Unraveling the Deposition and Dissolution Behavior of the Ag-Modified Li Surface Based on Electrochemical Atomic Force Microscopy.

Abstract

Lithium is a promising anode material for advanced batteries because of its high capacity and low redox potential. However, its practical use is hindered by nonuniform Li deposition and dendrite formation, leading to safety concerns in Li metal batteries. Our study shows that Ag-based materials enhance the uniformity of Li deposition on Ag-modified Li (AgLi) surfaces, thereby addressing these key challenges. This improvement is due to the strong affinity of Ag for Li, which promotes uniform deposition and dissolution.

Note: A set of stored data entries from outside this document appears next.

+    auto load_sources = [&](const LdsRot &lh, double (&xj)[RJ8][D], double (&gj)[RJ8]) {
+#pragma unroll
+        for (int r = 0; r < RJ8; ++r) {
+            const d2 x0 = lh.ring[r * 128];
+            xj[r][0] = x0.x;
+            xj[r][1] = x0.y;
+            if constexpr (UNIFORM) gj[r] = 1.0;
+            else gj[r] = lh.ring_g[r * 128];
+        }
+    };
+    auto sweep4 = [&](auto t, auto diag, const LdsRot &lh, double (&aj)[RJ8][D]) {
+        constexpr int T0 = decltype(t)::value * R;
+        double xj[RJ8][D], gj[RJ8];
+        load_sources(lh, xj, gj);
+        sweep<double, D, R, RJ8, decltype(diag)::value, UNIFORM, HOOK_NONE, 0, false, SYM_ROT_DPP>(
+            reinterpret_cast<const double (&)[R][D]>(xi[T0]), reinterpret_cast<const double (&)[R]>(gi[T0]),
+            reinterpret_cast<double (&)[R][D]>(ai[T0]), xj, gj, aj, eps2, 0, ga, s_count, bd4, lh);
+    };
+
+    for (int J = wk.jt_begin; J < wk.jt_end; ++J) {
+#pragma unroll
+        for (int half = 0; half < R / RJ8; ++half) {
+            const int hs = half * RJ8;
+            const int e0 = hs * 128 + (thread_index() & 63) + s_begin;
+            const LdsRot lh{s_ring + e0, UNIFORM ? s_ring_g : s_ring_g + e0, nullptr, nullptr};
+            double aj[RJ8][D];
+#pragma unroll
+            for (int r = 0; r < RJ8; ++r) aj[r][0] = aj[r][1] = 0.0;
+            if (J > I0 + 1) {
+                double xj[RJ8][D], gj[RJ8];
+                load_sources(lh, xj, gj);
+                sweep<double, D, R8, RJ8, false, UNIFORM, HOOK_NONE, 0, false, SYM_ROT_DPP>(xi, gi, ai, xj, gj, aj, eps2, 0, ga, s_count,
+                                                                                           bd8, lh);
+            } else if (J == I0 + 1) {
+                sweep4(std::integral_constant<int, 1>{}, std::true_type{}, lh, aj);
+                sweep4(std::integral_constant<int, 0>{}, std::false_type{}, lh, aj);
+            } else if (J == I0) {
+                sweep4(std::integral_constant<int, 0>{}, std::true_type{}, lh, aj);
+            }
+            double *const col = s_aj + (size_t)wave * (R * D * 64) + ((thread_index() + s_begin + s_count) & 63);
+#pragma unroll
+            for (int r = 0; r < RJ8; ++r)
+#pragma unroll
+                for (int k = 0; k < D; ++k) col[((hs + r) * D + k) * 64] = aj[r][k];
+        }
+        __syncthreads();
+        const int tid = thread_index();
+        if (J + 1 < wk.jt_end) stage_ring(J + 1, tid);
+        if (J > wk.tile_i) {
+            for (int idx = tid; idx < R * D * 64; idx += NB_BLOCK) {
+                const int l = idx & 63, rk = idx >> 6;
+                double v = s_aj[rk * 64 + l];
+#pragma unroll
+                for (int w = 1; w < W; ++w) v += s_aj[(w * R * D + rk) * 64 + l];
+                colslab[((size_t)wk.col_ord * D + (rk % D)) * np + (size_t)J * B + (rk / D) * 64 + l] = v;
+            }
+        }
+        __syncthreads();
+    }
+
+    const int ln = thread_index() & 63;
+    if (hf == 1) {
+#pragma unroll
+        for (int r = 0; r < R8; ++r)
+#pragma unroll
+            for (int k = 0; k < D; ++k) s_aj[((pr * R8 + r) * D + k) * 64 + ln] = ai[r][k];
+    }
+    __syncthreads();
+    if (hf == 0) {
+#pragma unroll
+        for (int r = 0; r < R8; ++r) {
+            const int slot = wk.slot + (2 * pr + r / R) * wk.slot_stride;
+#pragma unroll
+            for (int k = 0; k < D; ++k)
+                rowslab[((size_t)slot * D + k) * B + (r % R) * 64 + ln] = ai[r][k] + s_aj[((pr * R8 + r) * D + k) * 64 + ln];
+        }
+    }
+}
+
 #ifdef NB_WG_TRACE
 constexpr int NB_WG_TRACE_MAX = 16384;
 __device__ unsigned long long nb_wg_trace_buf[NB_WG_TRACE_MAX][8];
@@ -431,7 +564,8 @@
     constexpr int RJ = (NB_GRID_GENERAL_PACKED == 2 && F32_ && HOOK == HOOK_GRID && !UNIFORM && R == 4 && D == 2) ? 2 : sym_rj(D, R);
     constexpr int W = NB_BLOCK / 64;
     constexpr bool F32 = std::is_same_v<T, float>;
-    static_assert(ROT == SYM_ROT_LANES || ROT == SYM_ROT_LDS || ROT == SYM_ROT_DPP, "hand-offs force_sym_kernel instantiates");
+    static_assert(ROT == SYM_ROT_LANES || ROT == SYM_ROT_LDS || ROT == SYM_ROT_DPP || ROT == SYM_ROT_DPP8,
+                  "hand-offs force_sym_kernel instantiates");
     constexpr bool LDSROT = ROT != SYM_ROT_LANES;
     alignas(LDSROT ? 16 : alignof(T)) __shared__ T s_aj[W][RJ][D][64];
     static_assert(!LDSROT || (!F32_ && D == 2 && R == 4 && HOOK == HOOK_NONE && !BINS), "LDS hand-off: fp64, 2-D, R = 4, no hook");
@@ -441,6 +575,13 @@
     constexpr int lp = LPC;
     __shared__ float s_thr[HOOK == HOOK_GRID ? LPC + 1 : 1];
     __shared__ float s_lut[HOOK == HOOK_GRID ? LPC + 1 : 1];
+
+    if constexpr (ROT == SYM_ROT_DPP8) {
+        static_assert(ROT != SYM_ROT_DPP8 || (!RSPLIT && sizeof(s_aj) == sizeof(double) * 2 * 16 * 64), "classic work items only");
+        force_sym_dpp8<UNIFORM, NB_SYM_DPP8_RJ>(packed, work[blockIdx.x], rowslab, colslab, np, eps2, &s_aj[0][0][0][0],
+                                                      &s_ring[0][0], &s_ring_g[0][0]);
+        return;
+    }
 
 #ifdef NB_WG_TRACE
     const unsigned long long trace_t0 = wall_clock64();
diff --git a/nbody_cosmological_simulation_amd/csrc/nb_plan.cpp b/nbody_cosmological_simulation_amd/csrc/nb_plan.cpp
--- a/nbody_cosmological_simulation_amd/csrc/nb_plan.cpp
+++ b/nbody_cosmological_simulation_amd/csrc/nb_plan.cpp
@@ -25,7 +25,7 @@
     k.tail_pieces = env_int("NB_SYM_TAIL", 0);
     if (k.tail_pieces != 2 && k.tail_pieces != 4 && k.tail_pieces != 8 && k.tail_pieces != 16) k.tail_pieces = 0;
     k.sym_rot = env_int("NB_SYM_ROT", -1);
-    if (k.sym_rot < 0 || k.sym_rot > 2) k.sym_rot = -1;
+    if (k.sym_rot < 0 || k.sym_rot > 3) k.sym_rot = -1;
     k.r_onesided = env_int("NB_R", 0);
     k.no_prune = getenv("NB_NO_PRUNE") != nullptr;
     k.no_track = env_int("NB_NO_TRACK", 0) != 0;
@@ -130,6 +130,7 @@
     } else if (sp.r == 2 && !is_f64 && items < (in.mode >= NB_INT8_SIM ? 900 : 400)) {
         for (int S = 0; S < SR; ++S) split_of[S] = 2;
     } else if (items > wg_slots / 2) {
+        sp.whole_sweeps = P == 1 && n >= NB_SYM_ROT_WHOLE_FROM;
         long long rem = items % wg_slots;
         const int pieces = knobs.tail_pieces ? knobs.tail_pieces : (sp.r == 2 ? 2 : (items < 2 * wg_slots ? 8 : 4));
         if (rem > 0 && rem <= (sp.r == 2 ? 3 * wg_slots / 8 : wg_slots / 2)) {
diff --git a/nbody_cosmological_simulation_amd/csrc/nb_plan.h b/nbody_cosmological_simulation_amd/csrc/nb_plan.h
--- a/nbody_cosmological_simulation_amd/csrc/nb_plan.h
+++ b/nbody_cosmological_simulation_amd/csrc/nb_plan.h
@@ -5,6 +5,12 @@
 
 #ifndef NB_SYM_ROT_DEFAULT
 #define NB_SYM_ROT_DEFAULT 2
+#endif
+#ifndef NB_SYM_ROT_WHOLE_DEFAULT
+#define NB_SYM_ROT_WHOLE_DEFAULT 3
+#endif
+#ifndef NB_SYM_ROT_WHOLE_FROM
+#define NB_SYM_ROT_WHOLE_FROM 32768
 #endif
 
 struct NbKnobs {
@@ -37,6 +43,7 @@
     bool enabled = false;
     int r = 2, tile_b = 128, tiles = 0, np = 0, nslots = 0, ncol = 0, cl = 1;
     int rowsplit = 0;
+    bool whole_sweeps = false;
     std::vector<SymWork> work;
     std::vector<int> row_slot0, row_nslots, col_upto;
     size_t col_bytes = 0, row_bytes = 0, packed_bytes = 0;
diff --git a/nbody_cosmological_simulation_amd/csrc/nb_state.h b/nbody_cosmological_simulation_amd/csrc/nb_state.h
--- a/nbody_cosmological_simulation_amd/csrc/nb_state.h
+++ b/nbody_cosmological_simulation_amd/csrc/nb_state.h
@@ -112,6 +112,7 @@
     struct SymPlan {
         bool enabled = false;
         bool rowsplit = false;
+        int rot = 0;
         int r = 2, tile_b = 128, tiles = 0, np = 0, nwork = 0, nslots = 0;
         SymWork *work = nullptr;
         int *row_slot0 = nullptr, *row_nslots = nullptr, *col_upto = nullptr;
diff --git a/nbody_cosmological_simulation_amd/csrc/nb_step.cpp b/nbody_cosmological_simulation_amd/csrc/nb_step.cpp
--- a/nbody_cosmological_simulation_amd/csrc/nb_step.cpp
+++ b/nbody_cosmological_simulation_amd/csrc/nb_step.cpp
@@ -309,7 +309,7 @@
     if (s->is_f64) {
         HIPCHK(nb_launch_force_sym_f64((const double *)sp.packed, sp.work, sp.nwork, sp.rowslab, (double *)sp.colslab, sp.np,
                                        c.dim, sp.r, s->mass_uniform, pa_f32, c.softening_sq, s->stream, prof_events(s, slot),
-                                       sp.rowsplit ? 1 : 0, s->knobs.sym_rot >= 0 ? s->knobs.sym_rot : NB_SYM_ROT_DEFAULT));
+                                       sp.rowsplit ? 1 : 0, sp.rot));
         s->last_kernel = "force_sym_kernel<double";
         return NB_OK;
     }
diff --git a/profiles/r8_inner_loop.s b/profiles/r8_inner_loop.s
--- /dev/null
+++ b/profiles/r8_inner_loop.s
@@ -0,0 +1,268 @@
+.LBB13_24:
+	s_waitcnt lgkmcnt(1)
+	v_add_f64 v[80:81], v[2:3], -v[16:17]
+	v_add_f64 v[78:79], v[0:1], -v[8:9]
+	v_fma_f64 v[82:83], v[80:81], v[80:81], s[12:13]
+	v_fmac_f64_e32 v[82:83], v[78:79], v[78:79]
+	v_rsq_f64_e32 v[84:85], v[82:83]
+	s_add_i32 s17, s17, -1
+	s_cmp_eq_u32 s17, 0
+	v_mul_f64 v[86:87], v[84:85], v[84:85]
+	v_fma_f64 v[82:83], -v[82:83], v[86:87], 1.0
+	v_mul_f64 v[84:85], v[84:85], v[86:87]
+	v_fma_f64 v[86:87], s[24:25], v[82:83], v[76:77]
+	v_mul_f64 v[82:83], v[82:83], v[86:87]
+	v_fmac_f64_e32 v[84:85], v[84:85], v[82:83]
+	v_fmac_f64_e32 v[70:71], v[84:85], v[78:79]
+	v_fmac_f64_e32 v[72:73], v[84:85], v[80:81]
+	v_fma_f64 v[78:79], -v[84:85], v[78:79], v[108:109]
+	v_fma_f64 v[80:81], -v[84:85], v[80:81], v[110:111]
+	v_add_f64 v[84:85], v[2:3], -v[18:19]
+	v_add_f64 v[82:83], v[0:1], -v[10:11]
+	v_fma_f64 v[86:87], v[84:85], v[84:85], s[12:13]
+	v_fmac_f64_e32 v[86:87], v[82:83], v[82:83]
+	v_rsq_f64_e32 v[88:89], v[86:87]
+	s_nop 0
+	v_mul_f64 v[90:91], v[88:89], v[88:89]
+	v_fma_f64 v[86:87], -v[86:87], v[90:91], 1.0
+	v_mul_f64 v[88:89], v[88:89], v[90:91]
+	v_fma_f64 v[90:91], s[24:25], v[86:87], v[76:77]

Additionally, the AgLi surface demonstrated an improved cycling stability, which is crucial for long-term battery reliability. Emphasizing our analytical approach, we utilized comprehensive techniques such as Kelvin probe force microscopy (KPFM) and electrochemical atomic force microscopy (EC-AFM) to locally analyze the electrical properties and unravel the Li deposition/dissolution mechanisms. KPFM analysis provided crucial insights into surface potential variations, while EC-AFM highlighted topographical changes during the Li deposition and dissolution processes, contributing significantly to the development of safer and more efficient Li metal batteries.